(Saved data entries)
__device__ __forceinline__ void rowtile_epilogue(const ConvArgsB& ab, f32x16 (&acc)[2][2], f32x16 (&accx)[2][2], int m0, int n0,
                                                 int n_img, int wave, int li, int lh) {
  const ConvArgs& a = ab.c;
  constexpr int TM = 2, TN = 2, WROWS = 64;
  const int wrow0 = m0 + wave * WROWS;
  float winv[TN];
#pragma unroll
  for (int tn = 0; tn < TN; ++tn) winv[tn] = ab.winv[n0 + tn * 32 + li];
#pragma unroll
  for (int tm = 0; tm < TM; ++tm)
#pragma unroll
    for (int tn = 0; tn < TN; ++tn)
#pragma unroll
      for (int r = 0; r < 16; ++r) acc[tm][tn][r] = (acc[tm][tn][r] + accx[tm][tn][r] * kLoInv) * winv[tn];
#pragma unroll
  for (int tm = 0; tm < TM; ++tm)
#pragma unroll
    for (int r = 0; r < 16; ++r) {
      const int m = wrow0 + tm * 32 + (r & 3) + 8 * (r >> 2) + 4 * lh;
      float* o = a.out + (size_t)m * a.Cout + n0 + li;
#pragma unroll
      for (int tn = 0; tn < TN; ++tn) o[32 * tn] = acc[tm][tn][r];
    }
  const int gsize = a.Cout / kGnGroups;
  double* stp = a.stats + (size_t)n_img * kGnGroups * 2;
#pragma unroll
  for (int tn = 0; tn < TN; ++tn) {
    float s = 0.f, q = 0.f;
#pragma unroll
    for (int tm = 0; tm < TM; ++tm)
#pragma unroll
      for (int r = 0; r < 16; ++r) {
        const float v = acc[tm][tn][r];
        s += v;
        q += v * v;
      }
    stats_flush(s, q, stp, n0 + tn * 32 + li, gsize, true, false);
  }
}

__device__ __forceinline__ void rowtile_epilogue_t(const ConvArgsB& ab, f32x16 (&acc)[2][2], f32x16 (&accx)[2][2], int m0, int n0,
                                                   int n_img, int wave, int lane, int tile_id, uint8_t* lds) {
  const ConvArgs& a = ab.c;
  const FuseArgs& fz = ab.fz;
  constexpr int TM = 2, TN = 2, WROWS = 64;
  const int li = lane & 31, lh = lane >> 5;
  const int wrow0 = m0 + wave * WROWS;
  if (ab.wprio == 2) __builtin_amdgcn_s_setprio(1);
  float winv[TN];
#pragma unroll
  for (int tn = 0; tn < TN; ++tn) winv[tn] = ab.winv[n0 + tn * 32 + li];
#pragma unroll
  for (int tm = 0; tm < TM; ++tm)
#pragma unroll
    for (int tn = 0; tn < TN; ++tn)
#pragma unroll
      for (int r = 0; r < 16; ++r) acc[tm][tn][r] = (acc[tm][tn][r] + accx[tm][tn][r] * kLoInv) * winv[tn];
  const bool local = fz.expected == 0;
  const int gsize = a.Cout / kGnGroups;
  __shared__ float s_part[4][8];
  __shared__ float s_mr[4][2];
#pragma unroll
  for (int tn = 0; tn < TN; ++tn) {
    float s = 0.f, q = 0.f;
#pragma unroll
    for (int tm = 0; tm < TM; ++tm)
#pragma unroll
      for (int r = 0; r < 16; ++r) { const float v = acc[tm][tn][r]; s += v; q += v * v; }
#pragma unroll
    for (int off = 1; off < 16; off <<= 1) { s += __shfl_xor(s, off); q += __shfl_xor(q, off); }
    s += __shfl_xor(s, 32);
    q += __shfl_xor(q, 32);
    if ((lane & 15) == 0 && lane < 32) {
      s_part[wave][(tn * 2 + (lane >> 4)) * 2] = s;
      s_part[wave][(tn * 2 + (lane >> 4)) * 2 + 1] = q;
    }
  }
  __syncthreads();
  if (!local) gnx_publish<0>(fz, tile_id, wave, lane, &s_part[0][0]);
  float* tile = reinterpret_cast<float*>(lds) + wave * (64 * 64);
#pragma unroll
  for (int tm = 0; tm < TM; ++tm)
#pragma unroll
    for (int tn = 0; tn < TN; ++tn)
#pragma unroll
      for (int r = 0; r < 16; ++r) tile[(tm * 32 + (r & 3) + 8 * (r >> 2) + 4 * lh) * 64 + tn * 32 + li] = acc[tm][tn][r];
  const int g8 = lane & 7, rsub = lane >> 3, c0 = n0 + 8 * g8;
  const size_t rowb = (size_t)a.Cout * 4;
  const uint8_t* res_base = fz.mode == 2 ? fz.res_split + (size_t)wrow0 * rowb + c0 * 4
                                         : reinterpret_cast<const uint8_t*>(fz.res_raw) + (size_t)wrow0 * rowb + c0 * 4;
  u32x4 rres[8][2];
  if (fz.mode >= 2) {
#pragma unroll
    for (int p = 0; p < 8; ++p) {
      const uint8_t* q = res_base + (size_t)(8 * p + rsub) * rowb;
      rres[p][0] = *reinterpret_cast<const u32x4*>(q);
      rres[p][1] = *reinterpret_cast<const u32x4*>(q + 16);
    }
  }
  float sc[8], sh[8], rs[8], rh[8];
  {
    float rstd, mf;
    if (local) {
      const int nseg = gsize >> 4, seg0 = (8 * g8 / gsize) * nseg;
      double s0 = 0.0, s1 = 0.0;
      for (int j = 0; j < nseg; ++j) {
        const int k = 2 * (seg0 + j);
        s0 += (((double)s_part[0][k] + (double)s_part[1][k]) + (double)s_part[2][k]) + (double)s_part[3][k];
        s1 += (((double)s_part[0][k + 1] + (double)s_part[1][k + 1]) + (double)s_part[2][k + 1]) + (double)s_part[3][k + 1];
      }
      const double mean = s0 * fz.gn.inv_count, m2 = s1 * fz.gn.inv_count;
      const float var = fmaxf((float)(m2 - mean * mean), 0.f);
      rstd = rsqrtf(var + 1e-5f); mf = (float)mean;
    } else {
      gnx_collect<0>(fz, tile_id, a.tiles_n, n0, wave, lane, &s_part[0][0], s_mr);
      mf = s_mr[g8 >> 1][0]; rstd = s_mr[g8 >> 1][1];
    }
#pragma unroll
    for (int j = 0; j < 8; ++j) { sc[j] = fz.gn.gamma[c0 + j] * rstd; sh[j] = fz.gn.beta[c0 + j] - mf * sc[j]; rs[j] = 0.f; rh[j] = 0.f; }
    if (fz.mode >= 3) {
#pragma unroll
      for (int j = 0; j < 8; ++j) gn_coef1(fz.res_gn, n_img, c0 + j, rs[j], rh[j]);
    }
  }
  uint8_t* out_base = fz.out_split + (size_t)wrow0 * rowb + c0 * 4;
#pragma unroll
  for (int p = 0; p < 8; ++p) {
    const int row = 8 * p + rsub;
    const float4 t0 = *reinterpret_cast<const float4*>(tile + row * 64 + 8 * g8);
    const float4 t1 = *reinterpret_cast<const float4*>(tile + row * 64 + 8 * g8 + 4);
    float v[8] = {t0.x, t0.y, t0.z, t0.w, t1.x, t1.y, t1.z, t1.w};
#pragma unroll
    for (int j = 0; j < 8; ++j) v[j] = v[j] * sc[j] + sh[j];
    if (fz.mode == 2) {
#pragma unroll
      for (int j = 0; j < 4; ++j) {
        const uint32_t wh = rres[p][0][j], wl = rres[p][1][j];
        const h16x2 hh = __builtin_bit_cast(h16x2, wh), ll = __builtin_bit_cast(h16x2, wl);
        v[2 * j] = ((float)hh[0] + (float)ll[0] * kLoInv) + v[2 * j];
        v[2 * j + 1] = ((float)hh[1] + (float)ll[1] * kLoInv) + v[2 * j + 1];
      }
    } else if (fz.mode >= 3) {
#pragma unroll
      for (int j = 0; j < 8; ++j) {
        const uint32_t wx = rres[p][j >> 2][j & 3];
        const float x = __builtin_bit_cast(float, wx);
        const float y = x * rs[j] + rh[j];
        v[j] = (fz.mode == 4 ? fmaxf(y, 0.f) : y) + v[j];
      }
    }
    u32x4 hi, lo;
#pragma unroll
    for (int j = 0; j < 4; ++j) {
      const float a0 = fmaxf(v[2 * j], 0.f), a1 = fmaxf(v[2 * j + 1], 0.f);
      const h16x2 hp = __builtin_amdgcn_cvt_pkrtz(a0, a1);
      const f32x2 rem = {(a0 - (float)hp[0]) * kLoScale, (a1 - (float)hp[1]) * kLoScale};
      const f16x2 lp = __builtin_convertvector(rem, f16x2);
      hi[j] = __builtin_bit_cast(uint32_t, hp);
      lo[j] = __builtin_bit_cast(uint32_t, lp);
    }
    uint8_t* o = out_base + (size_t)row * rowb;
    *reinterpret_cast<u32x4*>(o) = hi;
    *reinterpret_cast<u32x4*>(o + 16) = lo;
  }
}

constexpr int kRowslabPix = 340;
constexpr int kRowslabLds = 2 * 4 * (kRowslabPix * 16 + 32) + 2 * 3 * 2 * 2 * (64 * 16 + 64);
__global__ __launch_bounds__(256, 2) void conv3x3_rowslab_f16x3_kernel(ConvArgsB ab) {
  const ConvArgs& a = ab.c;
  constexpr int TM = 2, TN = 2, WROWS = 64, BM = 256, BN = 64;
  constexpr int A_REGION = kRowslabPix * 16 + 32, A_BYTES = 4 * A_REGION;
  constexpr int B_HALF = BN * 16 + 64, B_PLANE = 2 * B_HALF, B_TAP = 2 * B_PLANE, B_BYTES = 3 * B_TAP;
  static_assert(2 * A_BYTES + 2 * B_BYTES == kRowslabLds, "LDS size of the launch");
  static_assert(3 * 4096 <= B_BYTES, "three DMA pieces per weight buffer");
  constexpr int AJ = 2;
  static_assert(3 * AJ * 256 >= kRowslabPix * 4, "a slab is fetched in three parts");
  extern __shared__ __attribute__((aligned(16))) uint8_t smemb[];
  uint8_t* const smA = smemb;
  uint8_t* const smB = smemb + 2 * A_BYTES;
  const int tid = threadIdx.x, lane = tid & 63, wave = tid >> 6;
  if (ab.wprio) __builtin_amdgcn_s_setprio(3);
  if (ab.stagger > 0 && blockIdx.x >= 256u && blockIdx.x < 512u)
    for (int i = 0; i < ab.stagger; ++i) __builtin_amdgcn_s_sleep(127);
  const int id = (ab.fz.mode && ab.fz.expected) ? fused_tile(ab.fz, gridDim.x) : xcd_remap((int)blockIdx.x, gridDim.x);
  const int bn = id % a.tiles_n, bm = id / a.tiles_n;
  const int m0 = bm * BM, n0 = bn * BN;
  const int n_img = m0 / a.P, oy0 = (m0 - n_img * a.P) / a.Wo;
  const int pw = a.Wo + 2, npix = (BM / a.Wo + 2) * pw;
  const int c16n = a.Cin >> 4, nchunks = 3 * c16n;
  int rbase[3][AJ];
  unsigned okbits = 0;
  __shared__ float s_gn[2][128];
  if (tid < a.Cin) gn_coef1(a.in_gn, n_img, tid, s_gn[0][tid], s_gn[1][tid]);
#pragma unroll
  for (int part = 0; part < 3; ++part) {
    const int v = part * 256 + tid, pix = v >> 1, kh = v & 1;
    const int sy = pix / pw, sx = pix - sy * pw;
    const int iy = oy0 - 1 + sy, ix = sx - 1;
    const int iyc = min(max(iy, 0), a.Hi - 1), ixc = min(max(ix, 0), a.Wi - 1);
    rbase[part][0] = ((n_img * a.Hi + iyc) * a.Wi + ixc) * a.Cin + 8 * kh;
    rbase[part][1] = rbase[part][0] + 4;
    if (pix < npix && iy == iyc && ix == ixc) okbits |= 3u << (part * AJ);
  }
  __syncthreads();
  u32x4 ra[AJ];

#define SERL_RS_LOAD_A(RA, PART, CG)                                                               \
  _Pragma("unroll") for (int j = 0; j < AJ; ++j)                                                   \
    RA[j] = *reinterpret_cast<const u32x4*>(a.in + rbase[PART][j] + ((CG) << 4));
#define SERL_RS_DMA_B(BG, BKY, BBUF)                                                               \
  _Pragma("unroll") for (int kx = 0; kx < 3; ++kx)                                                 \
    __builtin_amdgcn_global_load_lds((gbl_void_t*)(wdsrc + ((size_t)(((BKY) * 3 + kx) * c16n + (BG)) << 12)), \
                                     (lds_void_t*)(smB + (BBUF) * B_BYTES + kx * 4096 + (tid >> 6) * 1024), 16, 0, 0);
#define SERL_RS_STORE_A(RA, PART, ABUF, CGN)                                                       \
  {                                                                                                \
    const int v_ = (PART) * 256 + tid, kh_ = v_ & 1, cb_ = ((CGN) << 4) + 8 * kh_;                 \
    u32x4 hi_ = {0u, 0u, 0u, 0u}, lo_ = {0u, 0u, 0u, 0u};                                          \
    if ((okbits >> ((PART) * AJ)) & 1u) {                                                          \
      _Pragma("unroll") for (int j = 0; j < 2; ++j) {                                              \
        const float4 x_ = __builtin_bit_cast(float4, RA[j]);                                       \
        const float4 sc_ = *reinterpret_cast<const float4*>(&s_gn[0][cb_ + 4 * j]);                \
        const float4 sh_ = *reinterpret_cast<const float4*>(&s_gn[1][cb_ + 4 * j]);                \
        const float4 y_ = make_float4(fmaxf(x_.x * sc_.x + sh_.x, 0.f), fmaxf(x_.y * sc_.y + sh_.y, 0.f), \
                                      fmaxf(x_.z * sc_.z + sh_.z, 0.f), fmaxf(x_.w * sc_.w + sh_.w, 0.f)); \
        uint2 h2_, l2_;                                                                            \
        split4(y_, h2_, l2_);                                                                      \
        hi_[2 * j] = h2_.x; hi_[2 * j + 1] = h2_.y; lo_[2 * j] = l2_.x; lo_[2 * j + 1] = l2_.y;    \
      }                                                                                            \
    }                                                                                              \
    if (v_ < kRowslabPix * 2) {                                                                    \
      uint8_t* d_ = smA + (ABUF) * A_BYTES + (2 * kh_) * A_REGION + (v_ >> 1) * 16;                \
      *reinterpret_cast<u32x4*>(d_) = hi_;                                                         \
      *reinterpret_cast<u32x4*>(d_ + A_REGION) = lo_;                                              \
    }                                                                                              \
  }
#define SERL_RS_LOADS(CG, KY, RA)                                                                  \
  {                                                                                                \
    const int ncg_ = (KY) == 2 ? (CG) + 1 : (CG), nky_ = (KY) == 2 ? 0 : (KY) + 1;                 \
    const int ncgc_ = min(ncg_, c16n - 1), sn_ = min((CG) + 1, c16n - 1);                          \
    SERL_RS_DMA_B(ncgc_, nky_, ((CG) * 3 + (KY) + 1) & 1)                                          \
    if ((KY) == 0) { SERL_RS_LOAD_A(RA, 0, sn_); } else if ((KY) == 1) { SERL_RS_LOAD_A(RA, 1, sn_); } else { SERL_RS_LOAD_A(RA, 2, sn_); } \
  }
#define SERL_RS_STORES(CG, KY, RA)                                                                 \
  {                                                                                                \
    const int sn2_ = min((CG) + 1, c16n - 1);                                                      \
    if ((KY) == 0) { SERL_RS_STORE_A(RA, 0, ((CG) + 1) & 1, sn2_); } else if ((KY) == 1) { SERL_RS_STORE_A(RA, 1, ((CG) + 1) & 1, sn2_); } \
    else { SERL_RS_STORE_A(RA, 2, ((CG) + 1) & 1, sn2_); }                                         \
  }
#define SERL_RS_COMPUTE(C, CG, KY)                                                                 \
  {                                                                                                \
    const uint8_t* sa = smA + ((CG) & 1) * A_BYTES + (KY) * pw * 16;                               \
    const uint8_t* sb = smB + ((C) & 1) * B_BYTES;                                                 \
    _Pragma("unroll") for (int kx = 0; kx < 3; ++kx) {                                             \
      f16x8 ahi[TM], alo[TM], bhi[TN], blo[TN];                                                    \
      _Pragma("unroll") for (int tm = 0; tm < TM; ++tm) {                                          \
        ahi[tm] = *reinterpret_cast<const f16x8*>(sa + arow[tm] + kx * 16);                        \
        alo[tm] = *reinterpret_cast<const f16x8*>(sa + A_REGION + arow[tm] + kx * 16);             \
      }                                                                                            \
      _Pragma("unroll") for (int tn = 0; tn < TN; ++tn) {                                          \
        bhi[tn] = *reinterpret_cast<const f16x8*>(sb + kx * 4096 + wd_bhi[tn]);                    \
        blo[tn] = *reinterpret_cast<const f16x8*>(sb + kx * 4096 + wd_blo[tn]);                    \
      }                                                                                            \
      _Pragma("unroll") for (int tm = 0; tm < TM; ++tm)                                            \
        _Pragma("unroll") for (int tn = 0; tn < TN; ++tn) {                                        \
          accx[tm][tn] = __builtin_amdgcn_mfma_f32_32x32x16_f16(alo[tm], bhi[tn], accx[tm][tn], 0, 0, 0); \
          accx[tm][tn] = __builtin_amdgcn_mfma_f32_32x32x16_f16(ahi[tm], blo[tn], accx[tm][tn], 0, 0, 0); \
          acc[tm][tn] = __builtin_amdgcn_mfma_f32_32x32x16_f16(ahi[tm], bhi[tn], acc[tm][tn], 0, 0, 0); \
        }                                                                                          \
    }                                                                                              \
  }

  f32x16 acc[TM][TN], accx[TM][TN];
#pragma unroll
  for (int tm = 0; tm < TM; ++tm)
#pragma unroll
    for (int tn = 0; tn < TN; ++tn)
#pragma unroll
      for (int r = 0; r < 16; ++r) { acc[tm][tn][r] = 0.f; accx[tm][tn][r] = 0.f; }

  const int li = lane & 31, lh = lane >> 5;
  int arow[TM];
#pragma unroll
  for (int tm = 0; tm < TM; ++tm) {
    const int r = wave * WROWS + tm * 32 + li;
    const int y = r / a.Wo, x = r - y * a.Wo;
    arow[tm] = 2 * lh * A_REGION + (y * pw + x) * 16;
  }
  int wd_bhi[TN], wd_blo[TN];
#pragma unroll
  for (int tn = 0; tn < TN; ++tn) {
    const int row = tn * 32 + li, sw = (row >> 2) & 3;
    wd_bhi[tn] = row * 64 + ((lh ^ sw) << 4);
    wd_blo[tn] = row * 64 + (((2 + lh) ^ sw) << 4);
  }
  const uint8_t* wdsrc = reinterpret_cast<const uint8_t*>(ab.wdma) + (size_t)(n0 >> 6) * (9 * c16n) * 4096 + (tid >> 6) * 1024 + lane * 16;
  SERL_RS_DMA_B(0, 0, 0)
#pragma unroll
  for (int part = 0; part < 3; ++part) {
    SERL_RS_LOAD_A(ra, part, 0);
    SERL_RS_STORE_A(ra, part, 0, 0);
  }
  __syncthreads();
  int cg = 0, ky = 0;
  for (int c = 0; c < nchunks; ++c) {
    SERL_RS_LOADS(cg, ky, ra);
    SERL_RS_COMPUTE(c, cg, ky);
    SERL_RS_STORES(cg, ky, ra);
    __syncthreads();
    if (++ky == 3) { ky = 0; ++cg; }
  }
#undef SERL_RS_LOAD_A
#undef SERL_RS_DMA_B
#undef SERL_RS_STORE_A
#undef SERL_RS_LOADS
#undef SERL_RS_STORES
#undef SERL_RS_COMPUTE
  rowtile_epilogue_t(ab, acc, accx, m0, n0, n_img, wave, lane, id, smemb);
}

* **Activity**
Each line of the data that holds the word "constexpr" should be copied.

* **Answer below**
  constexpr int TM = 2, TN = 2, WROWS = 64;
  constexpr int TM = 2, TN = 2, WROWS = 64;
constexpr int kRowslabPix = 340;
constexpr int kRowslabLds = 2 * 4 * (kRowslabPix * 16 + 32) + 2 * 3 * 2 * 2 * (64 * 16 + 64);
  constexpr int TM = 2, TN = 2, WROWS = 64, BM = 256, BN = 64;
  constexpr int A_REGION = kRowslabPix * 16 + 32, A_BYTES = 4 * A_REGION;
  constexpr int B_HALF = BN * 16 + 64, B_PLANE = 2 * B_HALF, B_TAP = 2 * B_PLANE, B_BYTES = 3 * B_TAP;
  constexpr int AJ = 2;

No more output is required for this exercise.